Ba mwen  lè, mi ta-w mi ta mwen

Le créole se rebelle, il est à l’université à la recherche de ses racines. Ici, il est avec un de ses puissants ambassadeurs, Jean Bernabé qui crée rien que pour lui en 1975, le G.E.R.E.C (Groupe d’Études et de Recherches en Espace Créolophone).  Il se structure, marque son territoire, montre ses différences par rapport aux autres créoles, il se fait lire, écrire, conté.

Tant  qu’à faire, il ne veut plus être qu’on le qualifie  de patois, de » Baragoin ». Il est Langue un point c’est tout. Il se fait accompagner, notamment à Aix-en-Provence par Lambert-Félix Prudent Sociolinguiste qui publie justement, en son nom aux Editions Caribéennes, en 1980, « Des baragoins à la langue antillaise ».

A l’Université des Antilles-Guyane, il délivre aujourd’hui des diplômes le concernant allant même jusqu’au doctorat, diplôme bien français. Il, le créole,  est choisi en option au BAC.

An ja la an rété, Sé mwen ki la  

Ici, nous sommes en Région Parisienne, ce Monsieur, face à ses élèves, c’est Tony Mango, il est un professeur de créole dans un Lycée. Il est titulaire du CAPES Créole, Certificat d’aptitude au professorat de l’enseignement du second degré, une distinction bien professionnelle française… C’est dire le chemin parcouru par le créole dans laps de temps aussi court.

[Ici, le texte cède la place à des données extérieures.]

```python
def dgemm_selfcheck(M, N, K, layB=1, batch=1, splitk=1, flags=0, beta=0.0, device=0):
    used = C.c_int(0)
    nd = C.c_longlong(0)
    _chk(ulib().hipsdp_dgemm_selfcheck(device, M, N, K, layB, batch, splitk, flags, C.c_double(beta), C.byref(used), C.byref(nd)),
         "hipsdp_dgemm_selfcheck")
    return used.value, nd.value


def dgemm_selfcheck2(M, N, K, layB=1, batch=1, splitk=1, flags=0, alpha=1.0, beta=0.0, reps=0, device=0):
    used = C.c_int(0)
    nd = C.c_longlong(0)
    t0, t1 = C.c_double(0.0), C.c_double(0.0)
    _chk(ulib().hipsdp_dgemm_selfcheck2(device, M, N, K, layB, batch, splitk, flags, C.c_double(alpha), C.c_double(beta), reps,
                                       C.byref(used), C.byref(nd), C.byref(t0), C.byref(t1)), "hipsdp_dgemm_selfcheck2")
    return used.value, nd.value, t0.value, t1.value


def dgemm_selfcheck3(M, N, K, layB=1, batch=1, splitk=1, flags=0, alpha=1.0, beta=0.0, reps=0, device=0):
    used = C.c_int(0)
    nd, nr = C.c_longlong(0), C.c_longlong(0)
    md, t0, t1 = C.c_double(0.0), C.c_double(0.0), C.c_double(0.0)
    _chk(ulib().hipsdp_dgemm_selfcheck3(device, M, N, K, layB, batch, splitk, flags, C.c_double(alpha), C.c_double(beta), reps,
                                       C.byref(used), C.byref(nd), C.byref(md), C.byref(nr), C.byref(t0), C.byref(t1)), "hipsdp_dgemm_selfcheck3")
    return used.value, nd.value, md.value, nr.value, t0.value, t1.value


def gram_selfcheck(M, K, reps=0, device=0):
    used = C.c_int(0)
    nr = C.c_longlong(0)
    md, t0, t1 = C.c_double(0.0), C.c_double(0.0), C.c_double(0.0)
    _chk(ulib().hipsdp_gram_selfcheck(device, M, C.c_longlong(K), reps, C.byref(used), C.byref(md), C.byref(nr), C.byref(t0), C.byref(t1)),
         "hipsdp_gram_selfcheck")
    return used.value, md.value, nr.value, t0.value, t1.value


def potrf(A, device=0):
    L = _f64(A).copy()
    fail = C.c_int(0)
    _chk(ulib().hipsdp_potrf(device, L.shape[0], _dp(L), C.byref(fail)), "hipsdp_potrf")
    return np.tril(L), fail.value


def potrf_ex(A, psd=False, v1=False, device=0):
    L = _f64(A).copy()
    n = L.shape[0]
    dinv = np.zeros(((n + 63) // 64) * 4096)
    mask = np.zeros(n, dtype=np.int32)
    fail = C.c_int(0)
    _chk(ulib().hipsdp_potrf_ex(device, n, _dp(L), int(psd), int(v1), _dp(dinv), _ip(mask), C.byref(fail)), "hipsdp_potrf_ex")
    return L, dinv, mask, fail.value


def potrs(A, rhs, device=0):
    A = _f64(A)
    r = _f64(rhs).copy()
    r2 = r.reshape(-1, A.shape[0])
    _chk(ulib().hipsdp_potrs(device, A.shape[0], _dp(A), r2.shape[0], _dp(r2)), "hipsdp_potrs")
    return r2.reshape(r.shape)


def trtri(A, device=0):
    A = _f64(A)
    Li = np.zeros_like(A)
    _chk(ulib().hipsdp_trtri(device, A.shape[0], _dp(A), _dp(Li)), "hipsdp_trtri")
    return Li


def lambda_min(W, steps=0, device=0):
    W = _f64(W)
    th = C.c_double(0.0)
    rs = C.c_double(0.0)
    _chk(ulib().hipsdp_lambda_min(device, W.shape[0], _dp(W), steps, C.byref(th), C.byref(rs)), "hipsdp_lambda_min")
    return th.value, rs.value


def syev(A, device=0):
    A = _f64(A)
    n = A.shape[0]
    lam = np.zeros(n)
    V = np.zeros((n, n))
    _chk(lib().hipsdp_syev(device, n, _dp(A), _dp(lam), _dp(V)), "hipsdp_syev")
    return lam, V


def gemv_n(A, V, device=0):
    A = _f64(A)
    V = _f64(V).reshape(-1, A.shape[1])
    out = np.zeros((V.shape[0], A.shape[0]))
# ... 26 lines not shown
```

### scip-sdp_amd/csrc/hs_kernels.h

```cpp
#ifndef HS_KERNELS_H
#define HS_KERNELS_H

#include "hs_common.h"

int hs_fill(hipStream_t s, double* p, long long n, double v);
int hs_set_identity(hipStream_t s, double* A, int n, double v);
int hs_copy(hipStream_t s, double* dst, const double* src, long long n);
int hs_axpy(hipStream_t s, long long n, double a, const double* x, double* y);
int hs_scale_add(hipStream_t s, long long n, double a, const double* x, double b, const double* y, double* out);
int hs_mirror_lower(hipStream_t s, double* A, int n, long long lda);
int hs_symmetrize(hipStream_t s, double* A, int n);
int hs_transpose(hipStream_t s, int n, const double* src, double* dst);

int hs_gemv_n(hipStream_t s, int R, long long E, const double* A, long long lda, int nv, const double* const* V,
   double* out, long long ldo, double* ws, long long wsdoubles);
int hs_gemv_t(hipStream_t s, int R, long long E, const double* A, long long lda, const double* coef, double sa,
   const double* add, double* out);

int hs_gemv_t_chunks(int R, long long E);
int hs_gemv_t_ws(hipStream_t s, int R, long long E, const double* A, long long lda, const double* coef, double sa,
   const double* add, double* out, double* ws, long long wsdoubles);
int hs_gemv_t3(hipStream_t s, int R, long long E, const double* A, long long lda, const double* c0, const double* c1, const double* c2,
   double* o0, double* o1, double* o2);

void hs_red_batch_begin(hipStream_t s);
int hs_red_batch_end(void);
int hs_red_batch_end_publish(hipStream_t s, int n, const double* src, double* dst, unsigned long long seq, unsigned long long* flag);
void hs_red_batch_reset(void);
int hs_fill_scalar(hipStream_t s, double* p, double v);
int hs_red_batch_solve(hipStream_t s, int m, const double* dinv, const double* L, int nrhs, double* vec, long long ld);
struct hs_rb_finish { int m; double eta, rg, sigmu, tau, kappa, etk; const double* u1; const double* u2; double* dy; double* dyt; double* sc;
   int s0, bub, bh, wrp, bu1, dtau, dkappa, den; };
int hs_red_batch_finish(hipStream_t s, const void* fin, size_t bytes);
int hs_copy_scalar(hipStream_t s, double* dst, const double* src);
void hs_red_batch_hold(hipStream_t s);
int hs_red_batch_release(void);
int hs_red_batch_flush(void);
int hs_red_batch_end_all(void);
int hs_make_ext(hipStream_t s, int m, double s0, double s1, const double* v, double* ext);
int hs_lp_rows_small(hipStream_t s, int q, int m1, const double* Dext, const double* v, int mode, double eta, double sigmu, const double* x,
   const double* z, const double* rd, const double* elp, double* out1, double* out2);
#define HS_AS_MAXBLK 8
struct hs_as_args { int nblk; int n2[HS_AS_MAXBLK]; const double* A[HS_AS_MAXBLK]; const double* V[HS_AS_MAXBLK]; };
int hs_apply_A_small(hipStream_t s, int m1, const hs_as_args* B, int q, const double* Dext, const double* vlp, double* out, int epi,
   double scal, const double* vin, double* vout);
int hs_axpy3(hipStream_t s, double a, long long n1, const double* x1, double* y1, long long n2, const double* x2, double* y2,
   long long n3, const double* x3, double* y3);
int hs_dot(hipStream_t s, long long n, const double* a, const double* b, double* out, int accumulate, double* ws);
int hs_absmax(hipStream_t s, long long n, const double* a, double* out, int accumulate, double* ws);
int hs_ratio_min(hipStream_t s, long long n, const double* x, const double* d, double* out, int accumulate, double* ws);

#define HS_SMALL_N 48
int hs_dir_block_small(hipStream_t s, int n, double c, const double* X, const double* R, const double* E, const double* Zinv,
   double s1, double* out);
int hs_dirmat(hipStream_t s, int n, double s1, const double* Zinv, const double* X, const double* GZ, double* H);

int hs_lp_dir(hipStream_t s, int q, double sigmu, double eta, const double* x, const double* z, const double* rd_or_dz,
   const double* elp, double* out);
int hs_lp_scale_rows(hipStream_t s, int q, int cols, const double* x, const double* z, const double* D, double* S);
int hs_vec_mul(hipStream_t s, long long n, const double* a, const double* b, double* out);
int hs_lp_s0(hipStream_t s, int q, const double* x, const double* z, const double* beta, double* out, int accumulate, double* ws);

int hs_pack_rows(hipStream_t s, int m1, int n, long long Lp, const double* A, double* Apk);
int hs_pack_weighted(hipStream_t s, int n, const double* V, double* pk);
int hs_unpack_sym(hipStream_t s, int n, const double* pk, double sa, const double* add, double* out);
int hs_zero_upper(hipStream_t s, double* A, int n);

struct hs_schur_ws
{
   double*   T;
   double*   U;
   double*   K;
   double*   V;
   long long capT, capV;
   long long chunk_cols;
   long long n2;
   long long kws_len;
   int       full;
   double*   U2;
   double*   V2;
   void*     evP[2];
   void*     evX[2];
   void*     ev_g2;
   int       (*after_g1)(void*);
   void*     after_g1_arg;
};
int  hs_schur_ws_alloc(hs_schur_ws* w, int m1, long long n2max, double budget_gb);
void hs_schur_ws_free(hs_schur_ws* w);
int  hs_schur_U(hipStream_t s, int m1, int n, const double* A, const double* X, const double* Zinv, double* Mx,
   hs_schur_ws* w, int j_begin, int j_end);
int  hs_schur_W(hipStream_t s, int m1, int n, const double* A, const double* R, const double* G, double* Mx, hs_schur_ws* w);
int  hs_schur_W_identity(hipStream_t s, int m1, int n, const double* A, double* Mx, hs_schur_ws* w);
int  hs_schur_W_identity_range(hipStream_t s, int m1, int n, const double* A, long long k0, long long k1, double* Mx, hs_schur_ws* w);

int  hs_schur_Urows(hipStream_t s, int m1, int n, const double* A, const double* X, const double* Zinv, double* Mx,
   hs_schur_ws* w, int r_begin, int r_end);
void hs_shard_rows(int m1, int nranks, int rank, int* chunk_rows, int* first_begin, int* second_begin);
int  hs_schur_Wcols(hipStream_t s, int m1, int n, const double* A, const double* R, const double* G, double* Mx, hs_schur_ws* w,
   int c0, int cw);
void hs_shard_cols(int m1, int n, int nranks, int rank, int* c_begin, int* c_width);
int  hs_schur_Wvar(hipStream_t s, void* comm, int rank, int nranks, int m1, int n, const double* A, const double* R, const double* G,
   double* Mx, hs_schur_ws* w, int c0, int cw);
int  hs_schur_ws_alloc_var(hs_schur_ws* w, int m1, int nranks, int n, int cwmax);
int  hs_schur_ws_alloc_var_overlap(hs_schur_ws* w);
int  hs_schur_Wvar_all(hipStream_t s, hipStream_t sc, void* comm, int rank, int nranks, int m1, int n, const double* A, const double* R,
   const double* G, double* Mx, hs_schur_ws* w, int cwmax, int overlap);
void hs_var_rows(int m1, int nranks, int rank, int* r0, int* r1);
void hs_var_wrows(int n, int nranks, int rank, int* q0, int* q1);
int  hs_alltoall(void* comm, const double* send, double* recv, const long long* cnt, hipStream_t stream);
int  hs_allreduce_sum(void* comm, double* buf, long long count, hipStream_t stream);
int  hs_mirror_upper(hipStream_t s, double* A, int n, long long lda);
int  hs_allgather_inplace(void* comm, double* buf, long long count_per_rank, int rank, hipStream_t stream);
int  hs_allgather(void* comm, const double* send, double* recv, long long count_per_rank, hipStream_t stream);

struct hs_sparse;
int  hs_sp_prefers_sparse(int n, int m, long long nnz);
int  hs_sp_build(hs_sparse** out, int n, int m, long long nnz, const int* var, const int* row, const int* col, const double* val);
void hs_sp_free(hs_sparse* sp);
long long hs_sp_nnz(const hs_sparse* sp);
int  hs_sp_apply_A(hipStream_t s, const hs_sparse* sp, const double* V, double* out_var1);
int  hs_sp_apply_AT(hipStream_t s, const hs_sparse* sp, const double* coef, double* out);
int  hs_sp_schur(hipStream_t s, const hs_sparse* sp, const double* X, const double* Zinv, double* Mx);
int  hs_sp_expand(hipStream_t s, const hs_sparse* sp, double* A);
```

Aujourd’hui, le créole sur les ondes des radios officielles ou privées aux Antilles-Guyane ou encore sur les ondes de quelques radios privées dans l’hexagone nous semble naturel, normal même. Il en est de même dans nos églises aux Antilles-Guyane et dans l’hexagone.

On n’affiche plus un rire gêné ou amusé quand on y entend du créole. On se sent plutôt rassuré notamment pour nos jeunes, surtout ceux de l’hexagone qui commencent à être de plus en plus nombreux à le pratiquer. Soyons redevables notamment aux parents et aux associations, aux artistes, chercheurs qui font une véritable œuvre d’éducation et de transmission.

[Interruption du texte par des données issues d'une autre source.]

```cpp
#ifdef GLRTX_STEP_TIMING
__device__ unsigned long long g_step_timing[4];
struct StepTiming { unsigned t = 0, w = 0, n = 0; };
#define GLRTX_TS_PARAM , StepTiming &ST
#define GLRTX_TS_OPERANDS , [tt] "+&v"(ST.t), [tw] "+&v"(ST.w), [tn] "+&v"(ST.n)
#define GLRTX_TS_CLOBBERS , "s90", "s91", "s92", "s93", "s94", "s95"
#else
#define GLRTX_TS_PARAM
#define GLRTX_TS_OPERANDS
#define GLRTX_TS_CLOBBERS
#endif
constexpr int kWgwfCompact = 8;
constexpr int kWgwfVolume = 16;
template <int FETCH>
DEV void trav_steps_asm(const DevScene &sc, int *stack, Trav &T, unsigned rk GLRTX_TS_PARAM) {
    unsigned long long s_entry, s_act, s_leaf, s_bl, s_br, s_pop, s_tmp;
    const unsigned stk = (unsigned)(uintptr_t)stack;
    static_assert(kBlockThreads * 8 == 1 << 11, "trav_asm.hip.h shifts the stack index by 11: entry e of lane l at byte (e * kBlockThreads + l) * 8");
    static_assert(REF_FIN == INT32_MIN, "trav_asm.hip.h materialises REF_FIN with v_bfrev_b32 v, 1");
    const unsigned par16 = (threadIdx.x & 1u) << 4;
    const unsigned bias_e = sc.node_bias + par16, bias_o = sc.node_bias + 16u - par16;
    if constexpr ((FETCH & kWgwfCompact) != 0) {
        static_assert((FETCH & ~kWgwfCompact) == 0, "the compact layout has the one-record-per-lane fetch only");
        asm volatile(
            "s_mov_b64 %[entry], exec\n\t"
            "s_mov_b64 %[act], exec\n\t"
            GLRTX_ASM_SET_VBASE
            "v_bfrev_b32 v[GLRTX_VB+22], 1\n\t"
            GLRTX_REP(GLRTX_STEPS_PER_TRIP, GLRTX_TRAV_STEP_ASM_COMPACT)
            "99:\n\t"
            "s_mov_b64 exec, %[entry]"
            : [th] "+&v"(T.h.t), [tri] "+&v"(T.h.tri), [hu] "+&v"(T.h.u), [hv] "+&v"(T.h.v), [cur] "+&v"(T.cur), [sp] "+&v"(T.sp),
              [entry] "=&s"(s_entry), [act] "=&s"(s_act), [leaf] "=&s"(s_leaf), [bl] "=&s"(s_bl), [br] "=&s"(s_br), [pop] "=&s"(s_pop), [tmp] "=&s"(s_tmp) GLRTX_TS_OPERANDS
            : [ox] "v"(T.ox), [oy] "v"(T.oy), [oz] "v"(T.oz), [dx] "v"(T.dx), [dy] "v"(T.dy), [dz] "v"(T.dz), [ix] "v"(T.ix), [iy] "v"(T.iy), [iz] "v"(T.iz),
              [sd] "v"(T.stop_d), [stk] "v"(stk), [cbase] "s"(sc.cnodes), [rk] "s"(rk), [eps] "s"(PT_EPS)
            : "vcc", "scc", "memory", GLRTX_ASM_VCLOBBERS_COMPACT GLRTX_TS_CLOBBERS);
        return;
    }
    if (FETCH == 2) {
        asm volatile(
            "s_mov_b64 %[entry], exec\n\t"
            "s_mov_b64 %[act], exec\n\t"
            GLRTX_ASM_SET_VBASE
            "v_bfrev_b32 v[GLRTX_VB+11], 1\n\t"
            GLRTX_REP(GLRTX_STEPS_PER_TRIP_HALF, GLRTX_TRAV_STEP_ASM_PAIR GLRTX_TRAV_STEP_ASM_LANE)
            "99:\n\t"
            "s_mov_b64 exec, %[entry]"
            : [th] "+&v"(T.h.t), [tri] "+&v"(T.h.tri), [hu] "+&v"(T.h.u), [hv] "+&v"(T.h.v), [cur] "+&v"(T.cur), [sp] "+&v"(T.sp),
              [entry] "=&s"(s_entry), [act] "=&s"(s_act), [leaf] "=&s"(s_leaf), [bl] "=&s"(s_bl), [br] "=&s"(s_br), [pop] "=&s"(s_pop), [tmp] "=&s"(s_tmp) GLRTX_TS_OPERANDS
            : [ox] "v"(T.ox), [oy] "v"(T.oy), [oz] "v"(T.oz), [dx] "v"(T.dx), [dy] "v"(T.dy), [dz] "v"(T.dz), [ix] "v"(T.ix), [iy] "v"(T.iy), [iz] "v"(T.iz),
              [sd] "v"(T.stop_d), [stk] "v"(stk), [base] "s"(sc.nodes0), [bias] "s"(sc.node_bias), [eps] "s"(PT_EPS),
              [odd] "s"(0xAAAAAAAAAAAAAAAAull), [biase] "v"(bias_e), [biaso] "v"(bias_o)
            : "vcc", "scc", "memory", GLRTX_ASM_VCLOBBERS_PAIR GLRTX_TS_CLOBBERS);
        return;
    }
    if (FETCH == 1) {
        asm volatile(
            "s_mov_b64 %[entry], exec\n\t"
            "s_mov_b64 %[act], exec\n\t"
            GLRTX_ASM_SET_VBASE
            "v_bfrev_b32 v[GLRTX_VB+11], 1\n\t"
            GLRTX_REP(GLRTX_STEPS_PER_TRIP, GLRTX_TRAV_STEP_ASM_PAIR)
            "99:\n\t"
            "s_mov_b64 exec, %[entry]"
            : [th] "+&v"(T.h.t), [tri] "+&v"(T.h.tri), [hu] "+&v"(T.h.u), [hv] "+&v"(T.h.v), [cur] "+&v"(T.cur), [sp] "+&v"(T.sp),
              [entry] "=&s"(s_entry), [act] "=&s"(s_act), [leaf] "=&s"(s_leaf), [bl] "=&s"(s_bl), [br] "=&s"(s_br), [pop] "=&s"(s_pop), [tmp] "=&s"(s_tmp) GLRTX_TS_OPERANDS
            : [ox] "v"(T.ox), [oy] "v"(T.oy), [oz] "v"(T.oz), [dx] "v"(T.dx), [dy] "v"(T.dy), [dz] "v"(T.dz), [ix] "v"(T.ix), [iy] "v"(T.iy), [iz] "v"(T.iz),
              [sd] "v"(T.stop_d), [stk] "v"(stk), [base] "s"(sc.nodes0), [eps] "s"(PT_EPS),
              [odd] "s"(0xAAAAAAAAAAAAAAAAull), [biase] "v"(bias_e), [biaso] "v"(bias_o)
            : "vcc", "scc", "memory", GLRTX_ASM_VCLOBBERS_PAIR GLRTX_TS_CLOBBERS);
        return;
    }
    asm volatile(
        "s_mov_b64 %[entry], exec\n\t"
        "s_mov_b64 %[act], exec\n\t"
        GLRTX_ASM_SET_VBASE
        "v_bfrev_b32 v[GLRTX_VB+11], 1\n\t"
        GLRTX_REP(GLRTX_STEPS_PER_TRIP, GLRTX_TRAV_STEP_ASM_LANE)
        "99:\n\t"
        "s_mov_b64 exec, %[entry]"
        : [th] "+&v"(T.h.t), [tri] "+&v"(T.h.tri), [hu] "+&v"(T.h.u), [hv] "+&v"(T.h.v), [cur] "+&v"(T.cur), [sp] "+&v"(T.sp),
          [entry] "=&s"(s_entry), [act] "=&s"(s_act), [leaf] "=&s"(s_leaf), [bl] "=&s"(s_bl), [br] "=&s"(s_br), [pop] "=&s"(s_pop), [tmp] "=&s"(s_tmp) GLRTX_TS_OPERANDS
        : [ox] "v"(T.ox), [oy] "v"(T.oy), [oz] "v"(T.oz), [dx] "v"(T.dx), [dy] "v"(T.dy), [dz] "v"(T.dz), [ix] "v"(T.ix), [iy] "v"(T.iy), [iz] "v"(T.iz),
          [sd] "v"(T.stop_d), [stk] "v"(stk), [base] "s"(sc.nodes0), [bias] "s"(sc.node_bias), [eps] "s"(PT_EPS)
        : "vcc", "scc", "memory", GLRTX_ASM_VCLOBBERS GLRTX_TS_CLOBBERS);
}

template <bool CLOSEST>
DEV void tri_test(Hit &h, int t, float ox, float oy, float oz, float dx, float dy, float dz, float v0x, float v0y, float v0z, float e1x,
                  float e1y, float e1z, float e2x, float e2y, float e2z, float tmin = PT_EPS) {
    const float tx = ox - v0x, ty = oy - v0y, tz = oz - v0z;
    const float px = dy * e2z - dz * e2y;
    const float py = dz * e2x - dx * e2z;
    const float pz = dx * e2y - dy * e2x;
    const float det = dot3(e1x, e1y, e1z, px, py, pz);
    const float U = dot3(tx, ty, tz, px, py, pz);
    const float inv = rcp_newton(det);
    const float u = U * inv;
    const bool ok_u = !(-PT_EPS < det && det < PT_EPS) && !(u < 0.0f || 1.0f < u);
    if (!__any(ok_u)) return;
    const float qx = ty * e1z - tz * e1y;
    const float qy = tz * e1x - tx * e1z;
    const float qz = tx * e1y - ty * e1x;
    const float V = dot3(dx, dy, dz, qx, qy, qz);
    const float v = V * inv;
    const bool ok_v = ok_u && !(v < 0.0f || 1.0f < inv * (U + V));
    if (!__any(ok_v)) return;
    const float tt = dot3(e2x, e2y, e2z, qx, qy, qz) * inv;
    const bool hit = ok_v && !(tmin >= tt);
    const bool closer = hit && tt < h.t;
    h.tri = closer ? t : h.tri;
    if (CLOSEST) { h.u = closer ? u : h.u; h.v = closer ? v : h.v; }
// ... 1408 lines not shown
#endif
        if (active) {
#if defined(GLRTX_TRAV_STATS) || defined(GLRTX_CXX_STEP)
            constexpr bool CP = (FETCH & kWgwfCompact) != 0;
            bool fin = trav_step<true, CP>(a.sc, stack, T, ranks);
#pragma unroll
            for (int k = 1; k < GLRTX_STEPS_PER_TRIP; k++)
                if (!fin) fin = trav_step<true, CP>(a.sc, stack, T, ranks);
#else
#ifdef GLRTX_STEP_TIMING
            trav_steps_asm<FETCH>(a.sc, stack, T, (unsigned)(uintptr_t)ranks, step_timing);
#else
            trav_steps_asm<FETCH>(a.sc, stack, T, (unsigned)(uintptr_t)ranks);
#endif
            const bool fin = T.cur == REF_FIN;
#endif
            if (fin) {
                active = false;
                unsaved = true;
            }
        }
#ifdef GLRTX_PHASE_STATS
        ph_step += __builtin_amdgcn_s_memtime() - sb0;
#endif
    }
    if (unsaved) save_hit();
#ifdef GLRTX_PHASE_STATS
    if (threadIdx.x == 0) { atomicAdd(&g_phase_cycles[5], ph_refill); atomicAdd(&g_phase_cycles[6], ph_refills); atomicAdd(&g_phase_cycles[7], ph_step); }
#endif
#ifdef GLRTX_STEP_TIMING
    atomicAdd(&g_step_timing[0], (unsigned long long)step_timing.n);
    atomicAdd(&g_step_timing[1], (unsigned long long)step_timing.t);
    atomicAdd(&g_step_timing[2], (unsigned long long)step_timing.w);
#endif
}

template <bool VOL = false>
DEV void wg_shade_phase(const KernelArgs &a, const WfArgs &w, const float4 *lds_mats, const float *cam, const unsigned *light_bits, int n_paths,
                        float4 *rq_next, unsigned *n_rays_next, unsigned *n_paths_next, unsigned cur_base, unsigned next_base, unsigned long long &rays,
                        unsigned *moved) {
    const int lane = threadIdx.x & 63;
    const unsigned long long lt_mask = (1ull << lane) - 1ull;
    for (int j0 = 0; j0 < n_paths; j0 += kBlockThreads) {
        const int i = j0 + (int)threadIdx.x;
        bool push_ext = false, push_sh = false, requeue = false, has4 = false;
        unsigned id = WF_INVALID;
        float4 ro = make_float4(0.f, 0.f, 0.f, 0.f), rd = ro, rsd = ro, st2 = ro, st3 = ro, st4 = ro;
        const bool light_accepted = i < n_paths && ((light_bits[i >> 5] >> (i & 31)) & 1u) != 0u;
        if (i < n_paths)
            wf_shade_path<VOL>(a, w, lds_mats, cam, id, cur_base + (unsigned)i, light_accepted, push_ext, push_sh, requeue, ro, rd, rsd, st2, st3, st4, has4, rays);
        const unsigned long long me = __ballot(push_ext), ms = __ballot(push_sh), mq = __ballot(requeue), mp = me | ms | mq;
        const unsigned long long mv = __ballot(id != WF_INVALID);
        unsigned br = 0, bp = 0;
        if (lane == 0) {
            if (mv & ~mq) *moved = 1u;
            if (mp) {
                br = atomicAdd(n_rays_next, (unsigned)(__popcll(me) + __popcll(ms)));
                bp = atomicAdd(n_paths_next, (unsigned)__popcll(mp));
            }
        }
        br = __builtin_amdgcn_readfirstlane(br);
        bp = __builtin_amdgcn_readfirstlane(bp);
        const unsigned pos_next = bp + (unsigned)__popcll(mp & lt_mask);
        const unsigned sidx_next = next_base + pos_next;
        if (push_ext || push_sh || requeue) {
            st_stream(w.A(0, sidx_next), ro);
// ... 503 lines not shown
```

opengl-raytracer_amd/csrc/trav_asm.hip.h:

```cpp
#pragma once

#ifndef GLRTX_STEPS_PER_TRIP
#define GLRTX_STEPS_PER_TRIP 6
#endif
#ifndef GLRTX_ASM_VBASE
#define GLRTX_ASM_VBASE 96
#endif
static_assert(GLRTX_STEPS_PER_TRIP % 2 == 0, "the alternating form of the node fetch unrolls steps in pairs");
#define GLRTX_STEPS_PER_TRIP_HALF_(n) GLRTX_HALF_##n
#define GLRTX_HALF_2 1
#define GLRTX_HALF_4 2
#define GLRTX_HALF_6 3
#define GLRTX_HALF_8 4
#define GLRTX_STEPS_PER_TRIP_HALF_X(n) GLRTX_STEPS_PER_TRIP_HALF_(n)
#define GLRTX_STEPS_PER_TRIP_HALF GLRTX_STEPS_PER_TRIP_HALF_X(GLRTX_STEPS_PER_TRIP)
#define GLRTX_STR_(x) #x
#define GLRTX_STR(x) GLRTX_STR_(x)
#define GLRTX_ASM_SET_VBASE ".set GLRTX_VB, " GLRTX_STR(GLRTX_ASM_VBASE) "\n\t"
#if GLRTX_ASM_VBASE == 96
#define GLRTX_ASM_VCLOBBERS "v96", "v97", "v98", "v99", "v100", "v101", "v102", "v103", "v104", "v105", "v106", "v107", "v108", "v109", "v110", "v111", "v112", "v113", "v114", "v115", "v116", "v117"
#define GLRTX_ASM_VCLOBBERS_PAIR GLRTX_ASM_VCLOBBERS, "v118", "v119"
#define GLRTX_ASM_VCLOBBERS_COMPACT GLRTX_ASM_VCLOBBERS_PAIR
#elif GLRTX_ASM_VBASE == 72
#define GLRTX_ASM_VCLOBBERS "v72", "v73", "v74", "v75", "v76", "v77", "v78", "v79", "v80", "v81", "v82", "v83", "v84", "v85", "v86", "v87", "v88", "v89", "v90", "v91", "v92", "v93"
#define GLRTX_ASM_VCLOBBERS_PAIR GLRTX_ASM_VCLOBBERS, "v94", "v95"
#define GLRTX_ASM_VCLOBBERS_COMPACT GLRTX_ASM_VCLOBBERS_PAIR
#else
#error "GLRTX_ASM_VBASE: add the clobber list for this base"
#endif

#ifdef GLRTX_STEP_TIMING
#define GLRTX_TS_BEGIN "s_memtime s[90:91]\n\t"
#define GLRTX_TS_WAIT0 "s_memtime s[92:93]\n\t"
#define GLRTX_TS_WAIT1 "s_memtime s[94:95]\n\ts_waitcnt lgkmcnt(0)\n\ts_sub_u32 s92, s94, s92\n\t"
#define GLRTX_TS_END "s_memtime s[94:95]\n\ts_waitcnt lgkmcnt(0)\n\ts_sub_u32 s94, s94, s90\n\tv_add_u32 %[tt], s94, %[tt]\n\tv_add_u32 %[tw], s92, %[tw]\n\tv_add_u32 %[tn], 1, %[tn]\n\t"
#else
#define GLRTX_TS_BEGIN
#define GLRTX_TS_WAIT0
#define GLRTX_TS_WAIT1
#define GLRTX_TS_END
#endif
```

2015, 32ème journée internationale du créole

Ce court panorama montre assez le chemin parcouru. Mais que la tâche reste encore difficile !

Peu d’entre nous savent écrire et lire le créole avec aisance aujourd’hui. Puissent les dictés créoles se multiplient et voient le nombre des concourants s’agrandir.

En 2015 notre créole fêtera sa 32ème journée internationale du créole aux côtés des autres créoles à travers le monde. C’est une occasion, parmi d’autres, où  jeunes et moins jeunes pourront s’enrichir ensemble localement et en communion avec ceux qui ont le créole en héritage à travers le monde. Car nous savons que notre créole Antillo-guyanais n’est pas  le seul à être dans une obligation d’expression. Assurément,  il ne se résigne pas à accepter l’étouffement comme mode d’existence.

Pierre Pastel*

*Le sociologue Pierre Pastel est par ailleurs psychothérapeute et coach scolaire. Il intervient, notamment, auprès des élèves décrocheurs dans plusieurs lycées en région parisienne et en Guadeloupe.